==== Data for analysis ====

class Column:
    __slots__ = ("dtype", "data", "validity", "offsets")

    def __init__(
        self,
        dtype: DataType,
        data: torch.Tensor,
        validity: Optional[torch.Tensor] = None,
        offsets: Optional[torch.Tensor] = None,
    ):
        self.dtype = dtype
        self.data = data
        self.validity = validity
        self.offsets = offsets
        if dtype.uses_offsets:
# ... 77 lines not shown
                    limbs.append(((lo - (1 << 64)) if lo >= (1 << 63) else lo,
                                  iv >> 64))
                data = torch.tensor(limbs, dtype=torch.int64) if limbs else \
                    torch.empty((0, 2), dtype=torch.int64)
            else:
                data = torch.tensor(tvals, dtype=dtype.torch_dtype)
            col = Column(dtype, data, validity, None)
        assert len(col) == n
        return col.to(device)

    def to_pylist(self) -> list:
        c = self.to("cpu")
        valid = None if c.validity is None else c.validity.tolist()
        if self.dtype.is_string:
            raw = bytes(c.data.numpy().tobytes())
            offs = c.offsets.tolist()
            out = []
            for i in range(len(c)):
                if valid is not None and not valid[i]:
                    out.append(None)
                else:
                    out.append(raw[offs[i]:offs[i + 1]].decode("utf-8", errors="replace"))
            return out
        if self.dtype.is_list:
            offs = c.offsets.tolist()
            flat = c.data.tolist()
            out = []
            for i in range(len(c)):
                if valid is not None and not valid[i]:
                    out.append(None)
                else:
                    out.append(flat[offs[i]:offs[i + 1]])
            return out
        if self.dtype.code == dtypes.DECIMAL128:
            s = 10 ** self.dtype.scale
            lo = c.data[:, 0].tolist()
            hi = c.data[:, 1].tolist()
            m64 = (1 << 64) - 1
            vals = [((h << 64) | (l & m64)) / s for l, h in zip(lo, hi)]
            if valid is None:
                return vals
            return [v if ok else None for v, ok in zip(vals, valid)]
        vals = c.data.tolist()
        if self.dtype.code == dtypes.DECIMAL64:
            s = 10 ** self.dtype.scale
            vals = [v / s for v in vals]
        if valid is None:
            return vals
        return [v if ok else None for v, ok in zip(vals, valid)]

    def gather(self, indices: torch.Tensor,
               may_have_negative: bool = False) -> "Column":
        idx = indices.to(self.device)
        neg = None
        if may_have_negative and idx.numel():
            neg = idx < 0
            idx = idx.clamp(min=0)
            if not bool(neg.any()) if idx.device.type != "cuda" else False:
                neg = None
        validity = None
        if self.validity is not None:
            validity = self.validity[idx]
        if neg is not None:
            if validity is None:
                validity = torch.ones(idx.shape[0], dtype=torch.bool, device=self.device)
            validity = validity & ~neg
        if self.dtype.uses_offsets:
            off = self.offsets.to(torch.int64)
            starts = off[idx]
            lens = off[idx + 1] - starts
            if neg is not None:
                lens = torch.where(neg, torch.zeros_like(lens), lens)
            new_off = torch.zeros(idx.shape[0] + 1, dtype=torch.int64, device=self.device)
            torch.cumsum(lens, 0, out=new_off[1:])
            total = int(new_off[-1].item())
            if total == 0:
                out_el = torch.empty(0, dtype=self.data.dtype, device=self.device)
            elif self.device.type == "cuda" and self.data.dtype == torch.uint8:
                from . import native

                out_el = torch.empty(total, dtype=torch.uint8, device=self.device)
                rc = native.lib().au_bytes_gather(
                    self.data.data_ptr(), starts.contiguous().data_ptr(),
                    new_off.data_ptr(), out_el.data_ptr(), idx.shape[0],
                    native.stream_ptr(self.device))
                native.check(rc, "au_bytes_gather")
            else:
                pos = torch.arange(total, dtype=torch.int64, device=self.device)
                row = torch.repeat_interleave(lens)
                el_idx = pos - new_off[:-1][row] + starts[row]
                out_el = self.data[el_idx]
            return Column(self.dtype, out_el, validity, new_off)
        data = self.data[idx]
        return Column(self.dtype, data, validity, None)

    def filter(self, mask: torch.Tensor) -> "Column":
        idx = torch.nonzero(mask, as_tuple=False).flatten()
        return self.gather(idx)

    def slice(self, start: int, length: int) -> "Column":
        idx = torch.arange(start, start + length, dtype=torch.int64, device=self.device)
        return self.gather(idx)

    @staticmethod
    def concat(cols: List["Column"]) -> "Column":
        assert cols
# ... 99 lines not shown
            t = torch.from_numpy(np_arr)
            if t.dtype != dt.torch_dtype:
                t = t.to(dt.torch_dtype)
            col = Column(dt, t, validity, None)
        return col.to(device)

    def to_arrow(self):
        import numpy as np
        import pyarrow as pa

        c = self.to("cpu")
        mask = None
        if c.validity is not None:
            mask = ~c.validity.numpy()
        if self.dtype.is_string:
            vals = c.to_pylist()
            return pa.array(vals, type=pa.string())
        if self.dtype.code == dtypes.DECIMAL64:
            from decimal import Decimal

            sc = self.dtype.scale
            vals = [None if (mask is not None and mask[i])
                    else Decimal(int(c.data[i].item())).scaleb(-sc)
                    for i in range(len(c))]
            p = max(self.dtype.precision, sc + 1, 1)
            return pa.array(vals, type=pa.decimal128(p, sc))
        if self.dtype.code == dtypes.DECIMAL128:
            from decimal import Context, Decimal

            wide = Context(prec=80)
            sc = self.dtype.scale
            lo = c.data[:, 0].numpy()
            hi = c.data[:, 1].numpy()
            vals = []
            for i in range(len(c)):
                if mask is not None and mask[i]:
                    vals.append(None)
                else:
                    v = (int(hi[i]) << 64) | (int(lo[i]) & ((1 << 64) - 1))
                    vals.append(Decimal(v).scaleb(-sc, context=wide))
            p = max(self.dtype.precision, sc + 1, 1)
            return pa.array(vals, type=pa.decimal128(min(p, 38), sc))
        np_arr = c.data.numpy()
        if self.dtype.code == dtypes.TIMESTAMP:
            return pa.array(np_arr, from_pandas=False, mask=mask).cast(
                pa.timestamp("us"))
        return pa.array(np_arr, from_pandas=False, mask=mask)

    def __repr__(self) -> str:
        return f"Column({self.dtype.name}, n={len(self)}, nulls={self.null_count}, dev={self.device})"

====

**Exercise objective**
Up to and including the line containing "self.data = data", please write out the listing exactly, starting from its first line.

**Problem solution**
class Column:
    __slots__ = ("dtype", "data", "validity", "offsets")

    def __init__(
        self,
        dtype: DataType,
        data: torch.Tensor,
        validity: Optional[torch.Tensor] = None,
        offsets: Optional[torch.Tensor] = None,
    ):
        self.dtype = dtype
        self.data = data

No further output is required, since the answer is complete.